Saturday, August 11, 2012

John Adams ... "His Rotundity"

After George Washington was inaugurated as the first president of the United States, Congress – especially the Senate – witnessed heated debate on how he should be addressed.  Vice President John Adams, with a reputation for at least a bit of vanity in his personal view of life, argued fervently for a grand title befitting his view of the great dignity of the office and the respect that it should receive.  He and a few others suggested titles including the terms “His Majesty” and “His Excellency” in one form or another.  And a committee appointed to resolve the issue seemed to agree, recommending “His Highness the President of the United States of America and Protector of Rights of the Same.”
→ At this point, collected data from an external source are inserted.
hipError_t fd_index_block(fdgpu_ctx *pool, size_t bytes, void **p, size_t *cap) {
    if (!pool) return hipMalloc(p, bytes);
    hipError_t e;
    *p = pool->pool_alloc(bytes, &e);
    *cap = pool->last_cap;
    return e;
}
int fd_index_new(fdgpu_ctx *c, bool pooled, uint64_t H, uint64_t value_len, bool with_last, fdgpu_index **out) {
    *out = nullptr;
    fdgpu_index *ix = new (std::nothrow) fdgpu_index();
    if (!ix) FAIL(c, FDGPU_ENOMEM, "index alloc: out of memory");
    ix->ctx = pooled ? c : nullptr; ix->n_hashes = H;
    hipError_t e = hipSuccess;
    if (value_len != FD_VALUE_LATER) { ix->value_len = value_len; e = fd_index_block(ix->ctx, value_len + FD_VALUE_SLACK, (void **)&ix->value, &ix->cap_value); }
    if (e == hipSuccess) e = fd_index_block(ix->ctx, std::max<uint64_t>(H, 1) * 4, (void **)&ix->hashes, &ix->cap_hashes);
    if (e == hipSuccess) e = fd_index_block(ix->ctx, (H + 1) * 8, (void **)&ix->offsets, &ix->cap_offsets);
    if (e == hipSuccess && with_last) e = fd_index_block(ix->ctx, std::max<uint64_t>(H, 1) * 4, (void **)&ix->last_ids, &ix->cap_last);
    if (e != hipSuccess) { c->err = std::string("index alloc: ") + hipGetErrorString(e); fdgpu_index_destroy(ix); return FDGPU_EHIP; }
    *out = ix;
    return FDGPU_OK;
}
__global__ void k_ix_order(const uint8_t *__restrict__ sel, const uint8_t *__restrict__ is_long, const uint64_t *__restrict__ sel_pre,
                           const uint64_t *__restrict__ long_pre, uint64_t H, uint32_t *__restrict__ order, uint32_t *__restrict__ place) {
    const uint64_t t = (uint64_t)blockIdx.x * blockDim.x + threadIdx.x;
    if (t >= H || (sel && !sel[t])) return;
    const uint64_t n_long = long_pre[H];
    const uint64_t g = is_long[t] ? long_pre[t] : n_long + ((sel ? sel_pre[t] : t) - long_pre[t]);
    order[g] = (uint32_t)t;
    if (place) place[t] = (uint32_t)g;
}
void fd_order_long_first(const uint8_t *sel, const uint8_t *is_long, uint64_t H, uint64_t *sel_pre, uint64_t *long_pre, uint64_t *scan_tmp,
                         uint64_t *total_dev, uint32_t *order, uint32_t *place, hipStream_t st) {
    if (sel) fd_exclusive_scan<uint8_t>(sel, H, sel_pre, scan_tmp, total_dev, st);
    fd_exclusive_scan<uint8_t>(is_long, H, long_pre, scan_tmp, total_dev, st);
    hipLaunchKernelGGL(k_ix_order, dim3(fd_grid(H, 256)), dim3(256), 0, st, sel, is_long, sel_pre, long_pre, H, order, place);
}
extern "C" void fdgpu_index_destroy(fdgpu_index *ix) {
    if (!ix) return;
    FD_LOCK(ix->ctx);
    if (ix->ctx) {
        ix->ctx->pool_free(ix->hashes, ix->cap_hashes); ix->ctx->pool_free(ix->offsets, ix->cap_offsets); ix->ctx->pool_free(ix->value, ix->cap_value);
    } else { (void)hipFree(ix->hashes); (void)hipFree(ix->offsets); (void)hipFree(ix->value); }
    if (ix->ctx && ix->cap_last) ix->ctx->pool_free(ix->last_ids, ix->cap_last);
    else (void)hipFree(ix->last_ids);
    if (ix->penalty) (void)hipFree(ix->penalty);
    if (ix->lens) (void)hipFree(ix->lens);
    if (ix->ck_meta) (void)hipFree(ix->ck_meta);
    if (ix->ck_ent) (void)hipFree(ix->ck_ent);
    delete ix;
}
extern "C" int fdgpu_index_set_first_id(fdgpu_index *ix, uint64_t first_id) { if (!ix || first_id + ix->n_structures > 0xffffffffull) return FDGPU_EINVAL; ix->first_id = first_id; return FDGPU_OK; }
extern "C" uint64_t fdgpu_index_num_hashes(const fdgpu_index *ix) { return ix ? ix->n_hashes : 0; }
extern "C" uint64_t fdgpu_index_value_len(const fdgpu_index *ix) { return ix ? ix->value_len : 0; }
extern "C" uint64_t fdgpu_index_num_postings(const fdgpu_index *ix) { return ix ? ix->n_postings : 0; }
extern "C" uint64_t fdgpu_index_num_structures(const fdgpu_index *ix) { return ix ? ix->n_structures : 0; }

#define FD_PIN_SLOTS 16
#define FD_PIN_BYTES ((size_t)16 << 20)
hipError_t fd_d2h_big(fdgpu_ctx *c, void *dst, const void *src, size_t bytes) {
    if (bytes < 4 * FD_PIN_BYTES) return bytes ? hipMemcpyAsync(dst, src, bytes, hipMemcpyDeviceToHost, c->stream) : hipSuccess;
    for (int k = 0; k < FD_PIN_SLOTS; ++k) {
        hipError_t e = hipSuccess;
        if (!c->pin[k]) e = hipHostMalloc(&c->pin[k], FD_PIN_BYTES, hipHostMallocDefault);
        if (e == hipSuccess && !c->pin_ev[k]) e = hipEventCreateWithFlags(&c->pin_ev[k], hipEventDisableTiming);
        if (e != hipSuccess) return hipMemcpyAsync(dst, src, bytes, hipMemcpyDeviceToHost, c->stream);
    }
    {
        const uintptr_t a = ((uintptr_t)dst + 0x1fffff) & ~(uintptr_t)0x1fffff, b = ((uintptr_t)dst + bytes) & ~(uintptr_t)0x1fffff;
        if (b > a) (void)madvise((void *)a, b - a, MADV_HUGEPAGE);
    }
    const size_t n_chunks = (bytes + FD_PIN_BYTES - 1) / FD_PIN_BYTES;
    std::vector<std::thread> drain(FD_PIN_SLOTS);
    hipError_t err = hipSuccess;
    const int dev = c->device;
    for (size_t i = 0; i < n_chunks && err == hipSuccess; ++i) {
        const int k = (int)(i % FD_PIN_SLOTS);
        if (drain[k].joinable()) drain[k].join();
        const size_t off = i * FD_PIN_BYTES, n = std::min(FD_PIN_BYTES, bytes - off);
        err = hipMemcpyAsync(c->pin[k], (const uint8_t *)src + off, n, hipMemcpyDeviceToHost, c->stream);
        if (err == hipSuccess) err = hipEventRecord(c->pin_ev[k], c->stream);
        if (err != hipSuccess) break;
        void *pin = c->pin[k];
        hipEvent_t ev = c->pin_ev[k];
        drain[k] = std::thread([=]() { (void)hipSetDevice(dev); (void)hipEventSynchronize(ev); memcpy((uint8_t *)dst + off, pin, n); });
    }
    for (auto &t : drain) if (t.joinable()) t.join();
    return err;
}
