__global__ void __launch_bounds__(kPartBlock) k_part_scatter(const uint32_t* __restrict__ scalars, PlanParams pp, const uint32_t* __restrict__ part_base,
                                                              uint32_t* __restrict__ part_cursor, uint2* __restrict__ recs) {
  wave_priority<GS_PRIO_PLAN>();
  __shared__ uint32_t cnt[kMaxParts];
  const uint32_t nparts = (uint32_t)pp.W * pp.R;
  for (uint32_t t = threadIdx.x; t < nparts; t += kPartBlock) cnt[t] = 0;
  __syncthreads();
  const uint32_t first = blockIdx.x * (kPartBlock * kPartPerThread);
  for (int j = 0; j < kPartPerThread; ++j) {
    const uint32_t i = first + j * kPartBlock + threadIdx.x;
    if (i >= pp.n) break;
    uint32_t k[8];
    load_scalar_canon(scalars, i, k);
    uint32_t carry = 0;
    for (int w = 0; w < pp.W; ++w) {
      const int32_t d = next_digit(k, pp, w, carry);
      if (d != 0) atomicAdd(&cnt[(uint32_t)w * pp.R + (((uint32_t)(d < 0 ? -d : d) - 1u) >> kRangeLog)], 1u);
    }
  }
  __syncthreads();
  for (uint32_t t = threadIdx.x; t < nparts; t += kPartBlock) {
    const uint32_t mine = cnt[t];
    cnt[t] = part_base[t] + (mine ? atomicAdd(&part_cursor[t], mine) : 0u);
  }
  __syncthreads();
  for (int j = 0; j < kPartPerThread; ++j) {
    const uint32_t i = first + j * kPartBlock + threadIdx.x;
    if (i >= pp.n) break;
    uint32_t k[8];
    load_scalar_canon(scalars, i, k);
    uint32_t carry = 0;
    for (int w = 0; w < pp.W; ++w) {
      const int32_t d = next_digit(k, pp, w, carry);
      if (d != 0) {
        const uint32_t b = (uint32_t)(d < 0 ? -d : d) - 1u;
        const uint32_t pos = atomicAdd(&cnt[(uint32_t)w * pp.R + (b >> kRangeLog)], 1u);
        recs[pos] = make_uint2(i | (d < 0 ? kSignBit : 0u), b);
      }
    }
  }
}

GS_HD bool part_of_block(uint32_t id, const PlanParams& pp, uint32_t& w, uint32_t& r, uint32_t& s) {
  const uint32_t xcd = id & 7u, j = id >> 3;
  const uint32_t p = xcd + 8u * (j / pp.S);
  s = j % pp.S;
  w = p / pp.R; r = p % pp.R;
  return p < (uint32_t)pp.W * pp.R;
}

GS_HD void part_slice(const uint32_t* __restrict__ part_base, const PlanParams& pp, uint32_t w, uint32_t r, uint32_t s, uint32_t& lo, uint32_t& hi) {
  const uint32_t p0 = part_base[w * pp.R + r], p1 = part_base[w * pp.R + r + 1];
  const uint32_t len = p1 - p0, per = (len + pp.S - 1) / pp.S;
  lo = min(p1, p0 + s * per);
  hi = min(p1, lo + per);
}

__global__ void __launch_bounds__(kSortBlock) k_hist_part(const uint2* __restrict__ recs, const uint32_t* __restrict__ part_base, PlanParams pp,
                                                           uint32_t* __restrict__ hist) {
  wave_priority<GS_PRIO_PLAN>();
  extern __shared__ uint32_t sh[];
  uint32_t w, r, s;
  if (!part_of_block(blockIdx.x, pp, w, r, s)) return;
  const uint32_t base = r << kRangeLog;
  for (uint32_t b = threadIdx.x; b < kRangeBuckets; b += blockDim.x) sh[b] = 0;
  __syncthreads();
  uint32_t lo, hi;
  part_slice(part_base, pp, w, r, s, lo, hi);
  for (uint32_t e = lo + threadIdx.x; e < hi; e += blockDim.x) atomicAdd(&sh[recs[e].y - base], 1u);
  __syncthreads();
  uint32_t* out = hist + ((size_t)w * pp.S + s) * pp.B + base;
  for (uint32_t b = threadIdx.x; b < kRangeBuckets; b += blockDim.x) out[b] = sh[b];
}

__global__ void __launch_bounds__(kSortBlock) k_scatter_part(const uint2* __restrict__ recs, const uint32_t* __restrict__ part_base, PlanParams pp,
                                                              const uint32_t* __restrict__ hist, const uint32_t* __restrict__ offsets,
                                                              uint32_t* __restrict__ entries) {
  wave_priority<GS_PRIO_PLAN>();
  extern __shared__ uint32_t sh[];
  uint32_t w, r, s;
  if (!part_of_block(blockIdx.x, pp, w, r, s)) return;
  const uint32_t base = r << kRangeLog;
  const uint32_t* pre = hist + ((size_t)w * pp.S + s) * pp.B + base;
  for (uint32_t b = threadIdx.x; b < kRangeBuckets; b += blockDim.x) sh[b] = offsets[base + b] + pre[b];
  __syncthreads();
  uint32_t lo, hi;
  part_slice(part_base, pp, w, r, s, lo, hi);
  for (uint32_t e = lo + threadIdx.x; e < hi; e += blockDim.x) {
    const uint2 rec = recs[e];
    entries[atomicAdd(&sh[rec.y - base], 1u)] = rec.x | (w << kWindowShift);
  }
}

constexpr int kScanBlock = 256;
constexpr int kScanPerThread = 8;
constexpr int kScanTile = kScanBlock * kScanPerThread;

__global__ void __launch_bounds__(kScanBlock) k_scan_tiles(const uint32_t* __restrict__ in, uint32_t* __restrict__ out,
                                                            uint32_t* __restrict__ tile_sums, uint32_t n) {
  wave_priority<GS_PRIO_PLAN>();
  __shared__ uint32_t sh[kScanBlock];
  const uint32_t base = blockIdx.x * kScanTile + threadIdx.x * kScanPerThread;
  uint32_t v[kScanPerThread], sum = 0;
#pragma unroll
  for (int j = 0; j < kScanPerThread; ++j) { v[j] = (base + j < n) ? in[base + j] : 0u; sum += v[j]; }
  sh[threadIdx.x] = sum;
  __syncthreads();
  for (int off = 1; off < kScanBlock; off <<= 1) {
    uint32_t t = (threadIdx.x >= (uint32_t)off) ? sh[threadIdx.x - off] : 0u;
    __syncthreads();
    sh[threadIdx.x] += t;
    __syncthreads();
  }
  uint32_t run = sh[threadIdx.x] - sum;
#pragma unroll
  for (int j = 0; j < kScanPerThread; ++j) { if (base + j < n) out[base + j] = run; run += v[j]; }
  if (threadIdx.x == kScanBlock - 1) tile_sums[blockIdx.x] = sh[threadIdx.x];
}
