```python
def check(fn: str, status: int) -> None:
    if status != CTS_OK:
        raise CtsError(fn, status)
```

ctstraffic_amd/csrc/cts_engine.cpp:

```cpp
#include <hip/hip_runtime_api.h>

#include <algorithm>
#include <atomic>
#include <cctype>
#include <chrono>
#include <condition_variable>
#include <cstdio>
#include <cstdlib>
#include <cstring>
#include <memory>
#include <mutex>
#include <new>
#include <string>
#include <system_error>
#include <thread>
#include <vector>

#include "cts_engine.h"
#include "cts_internal.hpp"
#include "cts_slices.hpp"

struct Mailbox;

struct cts_engine {
    int device = 0;
    cts::LaunchGeometry geo;
    std::mutex host_mu;
    hipStream_t stream = nullptr;
    uint8_t* stage = nullptr;
    size_t stage_cap = 0;
    cts_buf_desc* stage_desc = nullptr;
    cts_verify_result* stage_res = nullptr;
    void* batch_desc = nullptr;
    size_t batch_desc_cap = 0;
    void* batch_res = nullptr;
    size_t batch_res_cap = 0;
    void* batch_ctr = nullptr;
    int sync_mailbox = 1;
    struct HostStage {
        void* p = nullptr;
        size_t cap = 0;
    };
    std::mutex stage_pool_mu;
    std::vector<HostStage> stage_pool;
    std::unique_ptr<Mailbox> mail;
    std::mutex mail_init_mu;
};

namespace {

int env_int(const char* name, int dflt)
{
    const char* v = std::getenv(name);
    if (v == nullptr || *v == 0) return dflt;
    return std::atoi(v);
}

struct DeviceGuard {
    int prev = -1;
    bool ok = false;
    explicit DeviceGuard(int dev)
    {
        if (hipGetDevice(&prev) != hipSuccess) prev = -1;
        ok = (prev == dev) || (hipSetDevice(dev) == hipSuccess);
    }
    ~DeviceGuard()
    {
        if (prev >= 0) (void)hipSetDevice(prev);
    }
};

inline int hip_status(hipError_t e) { return e == hipSuccess ? CTS_OK : CTS_E_HIP; }

int host_alloc_mapped(size_t bytes, void** out)
{
    void* p = nullptr;
    if (hipHostMalloc(&p, bytes, hipHostMallocMapped | hipHostMallocPortable) != hipSuccess) return CTS_E_NOMEM;
    *out = p;
    return CTS_OK;
}

template <typename T>
T* device_view(T* host)
{
    void* d = nullptr;
    if (hipHostGetDevicePointer(&d, host, 0) != hipSuccess) return nullptr;
    return static_cast<T*>(d);
}

void pinned_free(cts_engine* e, void* p);

int ensure_pinned(cts_engine* e, void** p, size_t* cap, size_t bytes, size_t floor)
{
    if (*cap >= bytes && *p != nullptr) return CTS_OK;
    if (*p) pinned_free(e, *p);
    *p = nullptr;
    *cap = 0;
    size_t c = floor;
    while (c < bytes) c <<= 1;
    const int rc = host_alloc_mapped(c, p);
    if (rc != CTS_OK) return rc;
    *cap = c;
    return CTS_OK;
}

int ensure_stage(cts_engine* e, size_t bytes)
{
    void* p = e->stage;
    const int rc = ensure_pinned(e, &p, &e->stage_cap, bytes, 1u << 20);
    e->stage = static_cast<uint8_t*>(p);
    return rc;
}

}

struct Mailbox {
    cts_engine* e = nullptr;
    uint32_t nslots = 1024, groups = 8, per_group = 128;
    int exit_ms = 1000;
    uint64_t idle_ticks = 100000000ull;
    int idle_ms = 50;
    double timeout_s = 2.0;
    uint64_t delay_ticks = 0;
    cts::MailSlot* slots = nullptr;
    cts::MailSlot* dslots = nullptr;
    cts::MailPart* parts = nullptr;
    cts::MailPart* dparts = nullptr;
    hipStream_t stream = nullptr;
    hipEvent_t grid_done = nullptr;
    std::unique_ptr<std::atomic<uint64_t>[]> free_at;
    std::mutex mu;
    bool running = false, broken = false, quit = false;
    uint32_t paused = 0;
    uint64_t next[cts::kMailMaxGroups] = {};
    uint32_t busy[cts::kMailMaxGroups] = {};
    uint32_t outstanding = 0;
    std::chrono::steady_clock::time_point last_post;
    std::chrono::steady_clock::time_point last_used[cts::kMailMaxGroups];
    std::condition_variable cv;
    std::thread watchdog;
    std::atomic<uint64_t> launches{0};
    std::atomic<bool> broken_flag{false};

    ~Mailbox();

    int Init(cts_engine* eng)
    {
        e = eng;
        nslots = (uint32_t)std::max(16, env_int("CTS_MAILBOX_SLOTS", (int)nslots));
        groups = (uint32_t)std::min((int)cts::kMailMaxGroups, std::max(1, env_int("CTS_MAILBOX_GROUPS", (int)groups)));
        idle_ms = std::max(1, env_int("CTS_MAILBOX_IDLE_MS", idle_ms));
        exit_ms = std::max(40, env_int("CTS_MAILBOX_EXIT_MS", exit_ms));
        idle_ticks = (uint64_t)exit_ms * 100000ull;
        timeout_s = std::max(1, env_int("CTS_MAILBOX_TIMEOUT_MS", (int)(timeout_s * 1000))) / 1000.0;
        delay_ticks = (uint64_t)std::max(0, env_int("CTS_MAILBOX_DELAY_MS", 0)) * 100000ull;
        DeviceGuard g(e->device);
        if (!g.ok) return CTS_E_HIP;
        void* p = nullptr;
        per_group = (nslots + groups - 1) / groups;
        nslots = per_group * groups;
        if (hipHostMalloc(&p, sizeof(cts::MailSlot) * nslots,
                          hipHostMallocMapped | hipHostMallocPortable | hipHostMallocCoherent) != hipSuccess)
            return CTS_E_NOMEM;
        slots = static_cast<cts::MailSlot*>(p);
        std::memset(slots, 0, sizeof(cts::MailSlot) * nslots);
        if ((dslots = device_view(slots)) == nullptr) return CTS_E_HIP;
        const size_t pbytes = sizeof(cts::MailPart) * nslots * cts::kMailGroup;
        if (hipHostMalloc(&p, pbytes, hipHostMallocMapped | hipHostMallocPortable | hipHostMallocCoherent) !=
            hipSuccess)
            return CTS_E_NOMEM;
        parts = static_cast<cts::MailPart*>(p);
        std::memset(parts, 0, pbytes);
        if ((dparts = device_view(parts)) == nullptr) return CTS_E_HIP;
        if (hipStreamCreateWithFlags(&stream, hipStreamNonBlocking) != hipSuccess) {
            stream = nullptr;
            return CTS_E_HIP;
        }
        if (hipEventCreateWithFlags(&grid_done, hipEventDisableTiming) != hipSuccess) {
            grid_done = nullptr;
            return CTS_E_HIP;
        }
        free_at.reset(new (std::nothrow) std::atomic<uint64_t>[nslots]);
        if (!free_at) return CTS_E_NOMEM;
        ResetRings();
        last_post = std::chrono::steady_clock::now();
        try {
            watchdog = std::thread([this] { Watch(); });
        } catch (const std::system_error&) {
            return CTS_E_NOMEM;
        }
        return CTS_OK;
    }

    void ResetRings()
    {
        std::memset(slots, 0, sizeof(cts::MailSlot) * nslots);
        std::memset(parts, 0, sizeof(cts::MailPart) * nslots * cts::kMailGroup);
        for (uint32_t i = 0; i < nslots; ++i) free_at[i].store(i % per_group, std::memory_order_relaxed);
        for (uint32_t i = 0; i < cts::kMailMaxGroups; ++i) next[i] = busy[i] = 0;
    }

    bool DrainedLocked()
    {
        if (launches.load(std::memory_order_relaxed) == 0) return true;
        DeviceGuard g(e->device);
        return hipEventQuery(grid_done) == hipSuccess;
    }

    int LaunchLocked()
    {
        DeviceGuard g(e->device);
        if (!g.ok) return CTS_E_HIP;
        cts::MailStarts starts{};
        for (uint32_t i = 0; i < groups; ++i) starts.j[i] = next[i];
        const uint64_t delay = launches.load(std::memory_order_relaxed) == 0 ? delay_ticks : 0;
        if (cts::launch_mailbox(dslots, dparts, per_group, starts, groups, idle_ticks, stream, delay) != hipSuccess ||
            hipEventRecord(grid_done, stream) != hipSuccess)
            return CTS_E_HIP;
        running = true;
        launches.fetch_add(1, std::memory_order_relaxed);
        const auto now = std::chrono::steady_clock::now();
        for (uint32_t i = 0; i < groups; ++i) last_used[i] = now;
        return CTS_OK;
    }

    int Post(uint64_t ptr, uint32_t len, uint32_t expected, cts_verify_result* out, bool only_if_idle)
    {
        uint64_t js[cts::kMailMaxGroups];
        uint32_t g0 = 0, n = 1;
        {
            std::lock_guard<std::mutex> lk(mu);
            if (broken) {
                if (len == 0 || outstanding != 0 || !DrainedLocked()) return CTS_E_HIP;
                ResetRings();
                broken = false;
                broken_flag.store(false, std::memory_order_release);
            }
            if (len != 0 && paused != 0) return CTS_E_HIP;
            if (len == 0) {
                if (!running || (only_if_idle && outstanding != 0)) return CTS_OK;
                running = false;
                if (outstanding == 0 && DrainedLocked()) return CTS_OK;
                n = groups;
            } else {
                const auto now = std::chrono::steady_clock::now();
                if (running && now - last_post > std::chrono::milliseconds(exit_ms / 2)) {
                    DeviceGuard g(e->device);
                    if (hipEventQuery(grid_done) == hipSuccess) running = false;
                }
                if (!running) {
                    const int rc = LaunchLocked();
                    if (rc != CTS_OK) return rc;
                }
                for (uint32_t i = 1; i < groups; ++i)
                    if (busy[i] < busy[g0]) g0 = i;
                for (uint32_t i = 0; i < groups; ++i)
                    if (busy[i] == 0 && now - last_used[i] > std::chrono::milliseconds(exit_ms / 4)) {
                        g0 = i;
                        break;
                    }
                last_used[g0] = now;
            }
            for (uint32_t i = 0; i < n; ++i) {
                js[i] = next[g0 + i]++;
                ++busy[g0 + i];
            }
            ++outstanding;
            last_post = std::chrono::steady_clock::now();
        }
        int rc = CTS_OK;
        for (uint32_t i = 0; i < n && rc == CTS_OK; ++i) rc = Run(g0 + i, js[i], ptr, len, expected, out);
        std::lock_guard<std::mutex> lk(mu);
        if (rc != CTS_OK) {
            broken = true;
            broken_flag.store(true, std::memory_order_release);
            running = false;
        }
        for (uint32_t i = 0; i < n; ++i) --busy[g0 + i];
        --outstanding;
        return rc;
    }

    int Run(uint32_t g, uint64_t j, uint64_t ptr, uint32_t len, uint32_t expected, cts_verify_result* out)
    {
        const uint32_t k = g * per_group + (uint32_t)(j % per_group);
        const uint64_t t = j;
        while (free_at[k].load(std::memory_order_acquire) != t) {
            if (broken_flag.load(std::memory_order_acquire)) return CTS_E_HIP;
            std::this_thread::yield();
        }
        const uint32_t tag = (uint32_t)(t + 1);
        cts::mail_write(slots + k, (ptr & 0xFFFFFFFFFFFFull) | ((uint64_t)expected << 48), (uint64_t)len | ((uint64_t)tag << 32));
        const uint32_t np = cts::mail_parts(ptr, len);
        const cts::MailPart* const pr = parts + (size_t)k * cts::kMailGroup;
        const auto t_start = std::chrono::steady_clock::now();
        uint32_t first = 0xFFFFFFFFu, actual = 0;
        uint64_t count = 0;
        for (uint32_t i = 0; i < np; ++i) {
            uint64_t g0, g1;
            for (uint32_t spin = 0;; ++spin) {
                g0 = __atomic_load_n(&pr[i].g0, __ATOMIC_ACQUIRE);
                g1 = __atomic_load_n(&pr[i].g1, __ATOMIC_ACQUIRE);
                if ((uint32_t)(g0 >> 32) == tag && (uint32_t)(g1 >> 40) == (tag & 0xFFFFFFu)) break;
                if ((spin & 255u) == 255u) {
                    if (std::chrono::duration<double>(std::chrono::steady_clock::now() - t_start).count() > timeout_s)
                        return CTS_E_HIP;
                    std::this_thread::yield();
                }
            }
            if ((uint32_t)g0 < first) {
                first = (uint32_t)g0;
                actual = (uint32_t)(g1 >> 32) & 0xFFu;
            }
            count += (uint32_t)g1;
        }
        free_at[k].store(t + per_group, std::memory_order_release);
        if (out != nullptr && len != 0) {
            const bool pass = first == 0xFFFFFFFFu;
            out->first_mismatch = pass ? len : first;
            out->mismatch_bytes = (uint32_t)count;
            out->expected = pass ? 0 : cts_pattern_byte((uint64_t)expected + first);
            out->actual = pass ? 0 : (uint8_t)actual;
            out->pass = pass ? 1 : 0;
            out->flags = 0;
        }
        return CTS_OK;
    }

    int Stop(bool only_if_idle) { return Post(0, 0, 0, nullptr, only_if_idle); }

    void Pause()
    {
        {
            std::lock_guard<std::mutex> lk(mu);
            ++paused;
        }
        (void)Stop(false);
        const auto t0 = std::chrono::steady_clock::now();
        for (;;) {
            {
                std::lock_guard<std::mutex> lk(mu);
                if (DrainedLocked()) return;
            }
            if (std::chrono::duration<double>(std::chrono::steady_clock::now() - t0).count() > timeout_s) return;
            std::this_thread::yield();
        }
    }
    void Resume()
    {
        std::lock_guard<std::mutex> lk(mu);
        --paused;
    }

    void KeepaliveLocked(std::chrono::steady_clock::time_point now)
    {
        for (uint32_t g = 0; g < groups; ++g) {
            if (busy[g] != 0 || now - last_used[g] <= std::chrono::milliseconds(exit_ms / 4)) continue;
            const uint64_t t = next[g];
            const uint32_t k = g * per_group + (uint32_t)(t % per_group);
            if (free_at[k].load(std::memory_order_acquire) != t) continue;
            ++next[g];
            cts::mail_write(slots + k, 0, (uint64_t)cts::kMailSkip | ((uint64_t)(uint32_t)(t + 1) << 32));
            free_at[k].store(t + per_group, std::memory_order_release);
            last_used[g] = now;
        }
    }

    void Watch()
    {
        std::unique_lock<std::mutex> lk(mu);
        while (!quit) {
            cv.wait_for(lk, std::chrono::milliseconds(std::max(1, std::min(idle_ms / 2, exit_ms / 8))));
            if (quit || !running || broken) continue;
            const auto now = std::chrono::steady_clock::now();
            if (now - last_post < std::chrono::milliseconds(exit_ms / 2)) KeepaliveLocked(now);
            if (outstanding != 0) continue;
            if (now - last_post < std::chrono::milliseconds(idle_ms)) continue;
            lk.unlock();
            (void)Stop(true);
            lk.lock();
        }
    }
};
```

But others in Congress, such as Virginia Representative and future president James Madison, thought a less pretentious title would be better for the country. And soon, Adams’ unyielding support for an imposing, majestic title soon made him something of a joke on the issue, even among his friends.  One senator, Ralph Izard of South Carolina, suggested that the rather short, heavy-set Adams be himself called “His Rotundity,” and the joke spread throughout the chamber.

Members of the U.S. House of Representatives also had fun at Adams’ expense. In his 2001 biography entitled John Adams, author David McCullough wrote that Representatives John Page of Virginia and Thomas Tucker of South Carolina amused themselves with humorous notes to each other during the too-long debates on the issue.  Speaking of Adams, Tucker wrote to Page, “In gravity clad, He has nought in his head, But visions of Nobels and Kings.” Responded Page: “I’ll tell in a trice –, ‘Tis old Daddy Vice, Who carries of pride as ass-load; Who turns up his nose, Wherever he goes, With vanity swelled like a toad.”

Despite his considerable prominence even among those who laughed at his personality quirks, Adams lost this battle. Both the House and the Senate voted to address Washington and future presidents as "The President of the United States."